The Umbrella Academy, Vol. 2: DallasThe Umbrella Academy: Dallas begins and ends with presidential assassinations; in between, a whirlpool of crises sucks in the already battered members of the Umbrella Academy superhero “family,” and spits them out again even more embittered and doubtful of their humanity. In between, there’s extensive time travel, nuclear annihilation, a brief interlude in heaven, a man with a goldfish for a head, and page after page of Gerard Way’s incredibly sharp, incredibly funny, incredibly on storytelling and dialogue. (I found myself wanting to deliver affirmations like, “Why yes, Gerard Way, a pair of Girl-Scout-cookie-obsessed hitmen WOULD sound exactly like that!!”)

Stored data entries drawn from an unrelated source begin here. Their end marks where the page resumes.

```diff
@@ -830,9 +862,10 @@
         const float lc = shfl(L.lam, 24 + 4 * (q2 >> 2) + (pb2 < 0 ? 0 : pb2));
         if (lane >= 24) srec[SR_LAMC + q2] = (pb2 >= 0) ? lc : 0.0f;
     }
-    if (lane < 6) srec[SR_BASE + lane] = vstar;
-    if (lane < 3) srec[SR_BASE + 6 + lane] = L.pos[lane];
-    if (lane < 4) srec[SR_BASE + 9 + lane] = L.quat[lane];
+    {
+        const float b = (lane < 6) ? vstar : ws.st[(lane < 9) ? W_POS - 6 + lane : W_QUAT - 9 + lane];
+        if (lane < 13) srec[SR_BASE + lane] = b;
+    }
     if (lane == 0) {
         srec[SR_BASE + 13] = (float)man_new;
         srec[SR_BASE + 14] = L.fric_s;
```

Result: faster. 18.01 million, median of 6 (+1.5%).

The presiding metaphor of this volume is of the jungle, and jungle beasts. (“I am in the jungle and I am too fast for you. You have teeth and stripes and things that tear. But I am much too fast… […] Only I know where the jungle is… only I know…” goes Number Five’s crazed self-paean as he single-handedly destroys an army of time-traveling enforcers. It’s both hilarious and chilling, in combination with Bá’s increasingly saucer-eyed rendition of Five and Dave Stewart’s lurid colors for the scene.)

Umbrella Academy works off of the psychological model for superheroes that’s prevailed since Watchmen: they’re average human beings – willful, petty, self-absorbed – acting out their neuroses and capacity for brutality, both emotional and physical, on superhuman scales. Kraken is the series’ Rorschach, obsessed on a primal level with vigilanteism. Spaceboy began as (to jump comic universes) the moody, nobly pathetic X-Man, ashamed of his physical monstrosity (his head was grafted to a Martian gorilla’s body in a lifesaving operation at some point in the past), but by the beginning of this arc has gone over to Nite Owl – overweight, impotent, haunted by crumbling ideals of heroism.

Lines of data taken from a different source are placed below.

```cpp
int build_xdict(Shard &s, const int32_t *rp, const int32_t *col, const void *val, int64_t m, int64_t n,
                unsigned flags, bool have_xwin) {
  const int dtype = s.dtype;
  s.xd_shape = 0;
  const int mode = s.tune.x_dict > 0 ? 1 : (s.tune.x_dict < 0 ? 0 : -1);
  if (mode == 0 || (flags & HSPMV_FLAG_NO_COL16) || m == 0) return HSPMV_OK;
  if (mode < 0 && have_xwin) return HSPMV_OK;
  const int kern = kernel_for_tables(s.A.n_ssr, !s.host.tasks.empty(), flags);
  if (kern != kStream && kern != kCsr3) return HSPMV_OK;
  const int W = xd_block_tasks(s.tune, s.A.task_waves);
  if (kern == kCsr3 && W != 4 && W != 8) return HSPMV_OK;
  if (kern == kStream && flag_groups(flags) > 1) return HSPMV_OK;
  const double sv = (double)dtype_size(dtype);
  const int64_t nnz = rp[m];
  if (mode < 0 && mall_resident(m, n, nnz, dtype, s.val_dtype)) return HSPMV_OK;
  const int32_t long_t = split_threshold(flags);
  XdPlan P;
  std::vector<int32_t> tasks = s.host.tasks;
  const bool slices = slices_why(s.tune, flags, kern, W, rp, m, n, dtype, s.val_dtype,
                                 slice_starts(kern, m, tasks), nullptr) == HSPMV_SLICES_OK;
  if (!plan_xdict_for(rp, col, kern, m, tasks, W, long_t, xdict_cap_entries(dtype, s.tune), dtype,
                      s.tune, slices, true, P, &s.xd_cut))
    return HSPMV_OK;
  if (mode < 0 && 2 * P.entries > P.in_kernel_nnz) return HSPMV_OK;
  s.host.tasks.swap(tasks);
  int rc;
  if (slices) {
    SlicePlan S;
    build_slices(rp, P.pos.data(), val, m, s.val_dtype, slice_starts(kern, m, s.host.tasks), S);
    if ((rc = upload_slices(s, S))) return rc;
    s.A.has_slices = true;
  } else if ((rc = s.dev.upload(&s.d_c16, P.pos.data(), 2 * P.pos.size()))) {
    return rc;
  }
  DevXdict &d = s.built.xd;
  if ((rc = s.dev.upload(&d.blk, P.blk.data(), 4 * P.blk.size()))) return rc;
  if ((rc = s.dev.upload(&d.runs, P.rec.data(), 4 * P.rec.size()))) return rc;
  s.A.col16 = slices ? s.built.sl.pos : s.d_c16;
  s.A.cbase = nullptr;
  s.A.cplanes = nullptr;
  s.A.n_cplanes = 0;
  s.xd_shape = kern;
  if (kern == kCsr3) s.A.task_waves = W;
  d.lds_bytes = (int32_t)((int64_t)P.tmax * (int64_t)sv);
  s.saved.xd_entries = P.entries;
  s.saved.xd_runs_n = (int64_t)P.rec.size() / 2;
  return HSPMV_OK;
}

int plan_shape(const hspmv_csr *A, const hspmv_csr3_maps *maps, const hspmv_options *opt, PlanShape &ps) {
  int rc;
  if ((rc = tuning_from_options(opt, &ps.tune))) return rc;
// ... 80 lines not shown
```

heterogeneous-spmv_amd/csrc/row_launch.cuh:

```cuda
#pragma once
#include "row_kernels.cuh"
#include "slice_kernel.cuh"
#include "static_switch.h"

namespace hspmv {
namespace dev {

inline uint32_t block_order(const LaunchPlan &p) {
  return (uint32_t)p.xcd_chunk | (p.reverse ? kSweepReverse : 0u);
}

template <typename T, typename TV>
hipError_t launch_slices(const DevPlan &dp, const LaunchPlan &p, const T *x, T *y, hipStream_t st) {
  if (!dp.xd.blk || !dp.sl.len || !dp.sl.pos || !dp.sl.val || p.waves_per_block != 4 ||
      p.blocks != ((int64_t)dp.sl.n + 3) / 4 ||
      !(dp.sl.pos_bits == 16 || (dp.sl.pos_bits == 12 && dp.sl.ppre)))
    return hipErrorInvalidValue;
  const Slices sl{dp.sl.desc, dp.sl.len, dp.sl.pos, dp.sl.ppre};
  const XDict xd{dp.xd.blk, reinterpret_cast<const int2 *>(dp.xd.runs)};
  const unsigned dyn = (unsigned)dp.xd.lds_bytes + (unsigned)p.dyn_lds;
  const TV *val = static_cast<const TV *>(dp.sl.val);
  static_switch<12, 16>(dp.sl.pos_bits, [&](auto PB) {
    static_flag(p.nontemporal, [&](auto NT) {
      hipLaunchKernelGGL((hspmv_slices<T, NT, HSPMV_SLICE_BATCH, PB, TV>), dim3((unsigned)p.blocks), dim3(256), dyn,
                         st, dp.sl.n, block_order(p), (int32_t)p.y_nt, sl, xd, val, x, y);
    });
  });
  return hipGetLastError();
}

inline ColSrc col_src(const DevCSR &A) {
  return ColSrc{A.col_idx, A.col16, A.cbase, A.cplanes, A.n_cplanes, A.cplane_words};
}

template <typename T, typename TV, bool NT, int U, bool PF, int C16, bool XD>
void launch_rows_shape(const DevCSR &A, const DevPlan &dp, const LaunchPlan &p, const T *x, T *y,
                       hipStream_t st) {
  const TV *val = static_cast<const TV *>(A.val);
  const ColSrc cs = col_src(A);
  const XDict xd{dp.xd.blk, reinterpret_cast<const int2 *>(dp.xd.runs)};
  const int2 *xw = reinterpret_cast<const int2 *>(dp.xwin);
  const unsigned dyn = XD ? (unsigned)dp.xd.lds_bytes + (unsigned)p.dyn_lds : (unsigned)p.dyn_lds;
  const dim3 grid((unsigned)p.blocks);
  const int wpb = p.waves_per_block;
  if (p.kernel == kStream) {
// ... 58 lines not shown
```

heterogeneous-spmv_amd/csrc/slice_kernel.cuh:

```cuda
#pragma once
#include "row_kernels.cuh"

namespace hspmv {
namespace dev {

#ifndef HSPMV_SLICE_BATCH
#define HSPMV_SLICE_BATCH 8
#endif

struct Slices {
  const int32_t *desc;
  const uint8_t *len;
  const uint16_t *pos;
  const int32_t *ppre;
};

typedef int32_t sl_i4 __attribute__((ext_vector_type(4), aligned(4)));
typedef uint32_t sl_u3 __attribute__((ext_vector_type(3), aligned(4)));

template <typename TV, int B>
struct SliceBatch {
  TV v[B];
  uint32_t pq[B / 2];
  uint32_t ps[3];
// ... 10 lines not shown
        pbb(pb + (uint64_t)(uint32_t)k0 * (kWave * PB / 8u)) {}
};

template <typename TV, bool NT, int B, int PB>
__device__ __forceinline__ void slice_load_full(SliceBatch<TV, B> &q, const gchar *vb, const gchar *pb,
                                                int32_t k0, int lane) {
  typedef SliceAt<TV, PB> At;
  constexpr int G = At::G;
  const At at(vb, pb, k0);
#pragma unroll
  for (int j = 0; j < B / G; ++j) {
    const typename At::tv t = ld_off<NT, typename At::tv>(at.vbb, (uint32_t)(j * kWave + lane) * 16u);
#pragma unroll
    for (int e = 0; e < G; ++e) q.v[j * G + e] = t[e];
  }
  if constexpr (PB == 12) {
#pragma unroll
    for (int g = 0; g < B / 8; ++g) {
      const sl_u3 t = ld_off<NT, sl_u3>(at.pbb, (uint32_t)(g * kWave + lane) * 12u);
      q.pq[3 * g] = t[0];
      q.pq[3 * g + 1] = t[1];
      q.pq[3 * g + 2] = t[2];
    }
  } else {
#pragma unroll
    for (int g = 0; g < B / 4; ++g) {
      const typename At::u2 t = ld_off<NT, typename At::u2>(at.pbb, (uint32_t)(g * kWave + lane) * 8u);
      q.pq[2 * g] = t[0];
      q.pq[2 * g + 1] = t[1];
    }
  }
}
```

Spaceboy is an obvious visual manifestation of the jungle-beast metaphor: the superhero who’s at least as much monster as man, a Frankensteinian creation as cognitively dissonant and surreally comical as the intelligence-augmented chimps that now constitute a significant proportion of the world of the Umbrella Academy. The chimps were also experimental creations of the Academy’s founder, Sir Reginald Hargreeves, of course. The brief glimpses we get of frigid, controlling Hargreeves are some of the most disturbing moments of the series; it’s a wonder that the Umbrella kids, his grandest experiment, didn’t turn out even more dysfunctional.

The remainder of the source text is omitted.